Même si les méthodes éducatives diffèrent dans les familles, de son côté, Duru-Bellat & van Zanten (2006) jugent nécessaire que le style éducatif des parents soit concordant à celui des enseignants. Suite aux entrevues réalisées en banlieues françaises, elles constatent que toute analyse du style éducatif des parents ne peut en aucun cas ignorer le style éducatif des enseignants. Les auteures constatent de plus faibles résultats scolaires lorsque le style éducatif familial diffère de celui de l’école. Elles montrent, par exemple, dans leur analyse, qu’indépendamment du style enseignant rencontré à l’école, les enfants proches d’un style éducatif autoritaire, caractérisé par un encouragement parental qui priorise le respect des

normes et des valeurs familiales, manifestent une plus grande autonomie dans leurs travaux scolaires et obtiennent de meilleurs résultats. Selon les auteures, ce style éducatif se rapproche du style « contractualiste » qui recourt à la motivation ou à la séduction comme technique de contrôle pour susciter l’autonomie des élèves.

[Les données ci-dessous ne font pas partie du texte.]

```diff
+    auto compute = [&](int oa, int buf) {
+        const unsigned char* D = smD + buf * DYBUF + frag_off;
+#pragma unroll
+        for (int kq = 0; kq < WN; ++kq) {
+            const int kk = wk * WN + kq;
+            bf16x8 a[NPC][MB];
+#pragma unroll
+            for (int pc = 0; pc < NPC; ++pc)
+#pragma unroll
+                for (int m = 0; m < MB; ++m) a[pc][m] = tr_frag(D + (pc * MB + m) * DYBLK + kk * 16 * 64);
+#pragma unroll
+            for (int j = 0; j < NBW; ++j) {
+                if (wn + j * WN >= nblocks) continue;
+                const float* xp = smXf + ((oa + (kk >> 1) + b_r[j]) & (RING - 1)) * ROWF + b_off[j] + (kk & 1) * 64;
+                float xv[8];
+#pragma unroll
+                for (int i = 0; i < 8; ++i) xv[i] = b_ok[j] ? xp[4 * i] : 0.f;
+                u32x4 q1, q2, q3;
+                bf16_pieces<NP>(xv, q1, q2, q3);
+                bf16x8 b[NPC];
+                b[0] = as_frag(q1);
+                if constexpr (NPC >= 2) b[1] = as_frag(q2);
+                if constexpr (NPC == 3) b[2] = as_frag(q3);
+#pragma unroll
+                for (int t = 6 - NP; t < 6; ++t)
+#pragma unroll
+                    for (int m = 0; m < MB; ++m) acc[m][j] = __builtin_amdgcn_mfma_f32_32x32x16_bf16(a[PA[t]][m], b[PB[t]], acc[m][j], 0, 0, 0);
+            }
+        }
+    };
+
+    for (int r0 = y0 - p.pad; r0 < y0 - p.pad + p.R + 1; r0 += SR) {
+        load_x(r0);
+        store_x(r0);
+    }
+    load_d(y0);
+    store_d(y0, 0);
+    load_x(y0 + SR - p.pad + p.R - 1);
+    load_d(y0 + SR);
+    __syncthreads();
+    int buf = 0;
+    for (int oa = y0; oa < y1; oa += SR) {
+        store_x(oa + SR - p.pad + p.R - 1);
+        store_d(oa + SR, buf ^ 1);
+        load_x(oa + 2 * SR - p.pad + p.R - 1);
+        load_d(oa + 2 * SR);
+        compute(oa, buf);
+        __syncthreads();
+        buf ^= 1;
+    }
+
+    if constexpr (WK > 1) {
+        float* red = reinterpret_cast<float*>(smem);
+        if (wk > 0) {
+            float* dst = red + ((wk - 1) * WN + wn) * WTILE + lane;
+#pragma unroll
+            for (int m = 0; m < MB; ++m)
+#pragma unroll
+                for (int j = 0; j < NBW; ++j)
+#pragma unroll
+                    for (int r = 0; r < 16; ++r) dst[((m * NBW + j) * 16 + r) * 64] = acc[m][j][r];
+        }
+        __syncthreads();
+        if (wk == 0) {
+#pragma unroll
+            for (int g = 0; g < WK - 1; ++g) {
+                const float* src = red + (g * WN + wn) * WTILE + lane;
+#pragma unroll
+                for (int m = 0; m < MB; ++m)
+#pragma unroll
+                    for (int j = 0; j < NBW; ++j)
+#pragma unroll
+                        for (int r = 0; r < 16; ++r) acc[m][j][r] += src[((m * NBW + j) * 16 + r) * 64];
+            }
+        }
+    }
+
+    if (wk == 0) {
+        float* __restrict__ out = partial_stride ? p.ws + (size_t)seg * partial_stride : p.dw;
+        const int half = lane >> 5;
+#pragma unroll
+        for (int j = 0; j < NBW; ++j) {
+            const int n = 32 * (wn + j * WN) + (lane & 31);
+            if (n >= Ntot) continue;
+            const int tap = n / p.Cin, ci = n - tap * p.Cin;
+#pragma unroll
+            for (int m = 0; m < MB; ++m) {
+#pragma unroll
+                for (int r = 0; r < 16; ++r) {
+                    const int co = co0 + m * 32 + (r & 3) + 8 * (r >> 2) + 4 * half;
+                    if (co < p.Cout) {
+                        const size_t idx = ((size_t)tap * p.Cout + co) * p.Cin + ci;
+                        if (partial_stride) out[idx] = acc[m][j][r] * p.alpha;
+                        else atomicAdd(out + idx, acc[m][j][r] * p.alpha);
+                    }
+                }
+            }
+        }
+    }
+    if (p.dbias != nullptr) {
+        float* red = reinterpret_cast<float*>(smem);
+        __syncthreads();
+        if (tid < 32 * MB) red[tid] = 0.f;
+        __syncthreads();
+#pragma unroll
+        for (int b = 0; b < MB; ++b) {
+            f32x4 v = bsum[b];
+#pragma unroll
+            for (int e = 0; e < 4; ++e) {
+                float s = v[e];
+                s += __shfl_xor(s, 8, 64);
+                s += __shfl_xor(s, 16, 64);
+                s += __shfl_xor(s, 32, 64);
+                v[e] = s;
+            }
+            if ((lane >> 3) == 0) {
+#pragma unroll
+                for (int e = 0; e < 4; ++e) atomicAdd(red + b * 32 + d_quad * 4 + e, v[e]);
+            }
+        }
+        __syncthreads();
+        if (tid < 32 * MB && co0 + tid < p.Cout) atomicAdd(p.dbias + co0 + tid, red[tid]);
+    }
+}
+
+struct FewinGeo { int NBW, WN, tiles_co, tiles_x, HS, segs_y; long long total; };
+
+FewinGeo fewin_geo(const mrfa_wgrad_params& p) {
+    FewinGeo g = {};
+    const int nb = cdiv(p.kflat, 32);
+    if (nb == 1) { g.WN = 1; g.NBW = 1; }
+    else if (nb <= 4) { g.WN = 4; g.NBW = 1; }
+    else if (nb <= 6) { g.WN = 2; g.NBW = 3; }
+    else { g.WN = 4; g.NBW = 2; }
+    g.tiles_co = cdiv(p.Cout, 32 * MB);
+    g.tiles_x = cdiv(p.Wout, 32);
+    const long long cols = (long long)p.N * g.tiles_x * g.tiles_co;
+    const int slots = 512;
+    g.HS = p.Hout;
+    double best = (double)((cols + slots - 1) / slots) * (p.Hout + 8);
+    for (int hs = 8; hs < p.Hout; hs *= 2) {
+        const long long tot = cols * cdiv(p.Hout, hs);
+        const double cost = (double)((tot + slots - 1) / slots) * (hs + 8);
+        if (cost < best) { best = cost; g.HS = hs; }
+    }
+    g.segs_y = cdiv(p.Hout, g.HS);
+    g.total = cols * g.segs_y;
+    return g;
+}
+
+template <int NBW, int WN>
+void fewin_launch_np(hipStream_t st, const mrfa_wgrad_params& p, const FewinGeo& g, long long partial_stride) {
+    const int mode = mrfa_get_mfma_mode();
+    const dim3 grid((unsigned)g.total), block(NT);
+    if (mode == 3) hipLaunchKernelGGL((wgrad_fewin_kernel<NBW, WN, 1>), grid, block, 0, st, p, g.tiles_co, g.HS, g.segs_y, g.tiles_x, (int)g.total, partial_stride);
+    else if (mode == 2) hipLaunchKernelGGL((wgrad_fewin_kernel<NBW, WN, 3>), grid, block, 0, st, p, g.tiles_co, g.HS, g.segs_y, g.tiles_x, (int)g.total, partial_stride);
+    else hipLaunchKernelGGL((wgrad_fewin_kernel<NBW, WN, 6>), grid, block, 0, st, p, g.tiles_co, g.HS, g.segs_y, g.tiles_x, (int)g.total, partial_stride);
+}
+
+}
+
+bool mrfa_wgrad_fewin_eligible(const mrfa_wgrad_params& p) {
+    const int mode = mrfa_get_mfma_mode();
+    if (!g_tune.conv_fewin || (mode != 1 && mode != 2 && mode != 3)) return false;
+    if (p.Cin < 1 || p.Cin > 4 || p.ldx != 4 || !aligned16(p.x) || p.kflat != p.R * p.S * p.Cin) return false;
+    if (p.R < 1 || p.S < 1 || p.R > 7 || p.S > 7 || p.pad < 0 || p.pad > 7 || p.stride > 1 || p.ups || p.in_scale || p.nbatch > 1 || p.ksplit > 0) return false;
+    if (p.Cout < 32 || (p.Cout % 32) != 0 || (p.ldy % 4) != 0 || !aligned16(p.dy)) return false;
+    if (p.Hout != p.Hin + 2 * p.pad - p.R + 1 || p.Wout != p.Win + 2 * p.pad - p.S + 1 || p.Hout < 1 || p.Wout < 1) return false;
+    if ((long long)p.N * p.Hin * p.Win * 4 >= (1ll << 31) || (long long)p.N * p.Hout * p.Wout * p.ldy >= (1ll << 31)) return false;
+    return fewin_geo(p).total < (1ll << 31);
+}
+
+int mrfa_wgrad_fewin_launch(hipStream_t st, const mrfa_wgrad_params& p) {
+    const FewinGeo g = fewin_geo(p);
+    const long long wn = (long long)p.R * p.S * p.Cout * p.Cin;
+    const long long nsplit = g.total / g.tiles_co;
+    const long long partial_stride = (p.ws && wn * nsplit * 4 <= p.ws_bytes) ? wn : 0;
+    if (g.NBW == 1 && g.WN == 1) fewin_launch_np<1, 1>(st, p, g, partial_stride);
+    else if (g.NBW == 1) fewin_launch_np<1, 4>(st, p, g, partial_stride);
+    else if (g.NBW == 3) fewin_launch_np<3, 2>(st, p, g, partial_stride);
+    else fewin_launch_np<2, 4>(st, p, g, partial_stride);
+    MRFA_CHECK_LAUNCH("mrfa_conv2d_wgrad_nhwc(fewin)");
+    if (partial_stride) return mrfa_wgrad_reduce_launch(st, p.ws, p.dw, wn, (int)nsplit);
+    return 0;
+}
diff --git a/mrfa_amd/csrc/wgrad_mfma.hip b/mrfa_amd/csrc/wgrad_mfma.hip
--- a/mrfa_amd/csrc/wgrad_mfma.hip
+++ b/mrfa_amd/csrc/wgrad_mfma.hip
@@ -332,6 +332,12 @@
 
 }
 
+int mrfa_wgrad_reduce_launch(hipStream_t st, const float* ws, float* dw, long long n, int nsplit) {
+    hipLaunchKernelGGL(wgrad_reduce_kernel, dim3(stream_grid(n * ((nsplit + 15) / 16), 256)), dim3(256), 0, st, ws, dw, n, nsplit);
+    MRFA_CHECK_LAUNCH("wgrad_reduce");
+    return 0;
+}
+
 extern "C" int mrfa_conv2d_wgrad_nhwc(void* stream, const mrfa_wgrad_params* pp) {
     const mrfa_wgrad_params& p = *pp;
     hipStream_t st = (hipStream_t)stream;
@@ -342,6 +348,7 @@
         case WgradFamily::lean: { unsigned char taken = 0; return mrfa_wgrad_lean_multi(st, &p, 1, &taken); }
         case WgradFamily::small: return mrfa_wgrad_small_launch(st, p, M);
         case WgradFamily::halo: return mrfa_wgrad_halo_launch(st, p);
+        case WgradFamily::fewin: return mrfa_wgrad_fewin_launch(st, p);
         case WgradFamily::tiled: break;
     }
     const int dy_scalar = ((p.ldy % 4) == 0 && aligned16(p.dy) && (p.dy_bs % 4) == 0) ? 0 : 1;
@@ -435,8 +442,7 @@
 #undef WLAUNCH
     MRFA_CHECK_LAUNCH("mrfa_conv2d_wgrad_nhwc");
     if (partial_stride) {
-        hipLaunchKernelGGL(wgrad_reduce_kernel, dim3(stream_grid(wn * ((nsplit + 15) / 16), 256)), dim3(256), 0, st, p.ws, p.dw, wn, nsplit);
-        MRFA_CHECK_LAUNCH("wgrad_reduce");
+        return mrfa_wgrad_reduce_launch(st, p.ws, p.dw, wn, nsplit);
     }
     return 0;
 }
```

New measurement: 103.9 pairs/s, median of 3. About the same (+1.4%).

Ce style éducatif pourrait être comparé au style permissif, mais il semble établir une dynamique relationnelle qui laisse la place à la négociation, à l’autorégulation et la motivation interne de l’enfant, deux facteurs favorables à la réussite scolaire (Kellerhals & Montandon, 1991). Dans une recherche réalisée en banlieue parisienne, Duru-Bellat & van Zanten (2006) constatent qu’en contexte de défavorisation, le style éducatif « contractualiste » explique à 80 % la haute estime de soi et la persévérance scolaire des jeunes.

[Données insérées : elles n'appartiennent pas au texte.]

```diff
diff --git a/flash-attention-cuda-c_amd/csrc/utils.hip.h b/flash-attention-cuda-c_amd/csrc/utils.hip.h
--- a/flash-attention-cuda-c_amd/csrc/utils.hip.h
+++ b/flash-attention-cuda-c_amd/csrc/utils.hip.h
@@ -20,6 +20,8 @@
 
 #define FA_LDS __attribute__((address_space(3)))
 typedef FA_LDS char* lds_ptr;
+#define FA_GLOBAL __attribute__((address_space(1)))
+typedef FA_GLOBAL char* global_ptr;
 
 __device__ __forceinline__ f32x16 mfma_32x32x16(bf16x8 a, bf16x8 b, f32x16 c) {
     return __builtin_amdgcn_mfma_f32_32x32x16_bf16(a, b, c, 0, 0, 0);
@@ -55,12 +57,37 @@
     return __builtin_amdgcn_ds_read_tr16_b64_v4i16(reinterpret_cast<FA_LDS s16x4*>(base + byte_off));
 }
 
-template <int POLICY>
-__device__ __forceinline__ void store_global_b128(void* p, u32x4 v) {
-    if constexpr (POLICY == 0) *reinterpret_cast<u32x4*>(p) = v;
+__device__ __forceinline__ u32x4* as_u32x4(const void*);
+__device__ __forceinline__ FA_GLOBAL u32x4* as_u32x4(const FA_GLOBAL void*);
+
+template <int POLICY, bool COUNTED = false, class P>
+__device__ __forceinline__ void store_global_b128(P* p, u32x4 v) {
+    if constexpr (POLICY == 0) *(decltype(as_u32x4(p)))p = v;
+    else if constexpr (POLICY == 2 && COUNTED) __builtin_nontemporal_store(v, (decltype(as_u32x4(p)))p);
     else if constexpr (POLICY == 1) asm volatile("global_store_dwordx4 %0, %1, off sc1\n\ts_nop 1" ::"v"(p), "v"(v) : "memory");
     else if constexpr (POLICY == 2) asm volatile("global_store_dwordx4 %0, %1, off nt\n\ts_nop 1" ::"v"(p), "v"(v) : "memory");
     else asm volatile("global_store_dwordx4 %0, %1, off sc0 sc1\n\ts_nop 1" ::"v"(p), "v"(v) : "memory");
+}
+
+template <int POLICY, int OFFSET, bool COUNTED = false>
+__device__ __forceinline__ void store_global_b128_at(global_ptr p, u32x4 v) {
+    static_assert((POLICY == 0 || POLICY == 2) && OFFSET > 0 && OFFSET < 4096, "plain or nt, the instruction's 12-bit offset");
+    if constexpr (POLICY == 0) *(FA_GLOBAL u32x4*)(p + OFFSET) = v;
+    else if constexpr (COUNTED) __builtin_nontemporal_store(v, (FA_GLOBAL u32x4*)(p + OFFSET));
+    else asm volatile("global_store_dwordx4 %0, %1, off offset:%2 nt\n\ts_nop 1" ::"v"(p), "v"(v), "n"(OFFSET) : "memory");
+}
+
+__device__ __forceinline__ global_ptr row_step(global_ptr p, int64_t stride_bytes) {
+    p += stride_bytes;
+    asm volatile("" : "+v"(p));
+    return p;
+}
+template <int BITS>
+__device__ __forceinline__ int64_t small_times(int r, int64_t stride_bytes) {
+    int64_t a = 0;
+#pragma unroll
+    for (int b = 0; b < BITS; ++b) a += ((r >> b) & 1) ? (int64_t)((uint64_t)stride_bytes << b) : (int64_t)0;
+    return a;
 }
 
 template <int POLICY>
@@ -68,6 +95,13 @@
     static_assert(POLICY == 0 || POLICY == 2, "load policies: plain or nt");
     if constexpr (POLICY == 0) return *reinterpret_cast<const u32x4*>(p);
     else return __builtin_nontemporal_load(reinterpret_cast<const u32x4*>(p));
+}
+
+template <int POLICY>
+__device__ __forceinline__ u32x4 load_global_b128(const FA_GLOBAL void* p) {
+    static_assert(POLICY == 0 || POLICY == 2, "load policies: plain or nt");
+    if constexpr (POLICY == 0) return *(const FA_GLOBAL u32x4*)p;
+    else return __builtin_nontemporal_load((const FA_GLOBAL u32x4*)p);
 }
 
 __device__ __forceinline__ float other_half(float x) {
```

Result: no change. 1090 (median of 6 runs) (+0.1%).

Finalement, qu’il soit autoritaire, démocratique ou « contractualiste », aucun style parental n’est neutre, les pratiques éducatives familiales présentent une dynamique leur permettant d’évoluer dans le temps. Les pratiques éducatives priorisées dans la famille reflètent ses valeurs personnelles et celles véhiculées dans son milieu social. L’important réside dans toutes les conjonctures qui permettent à la famille de mettre de l’avant un style qui tend à responsabiliser les jeunes et les enfants face à leur métier d’élève et à accroître leur sentiment d’autodétermination.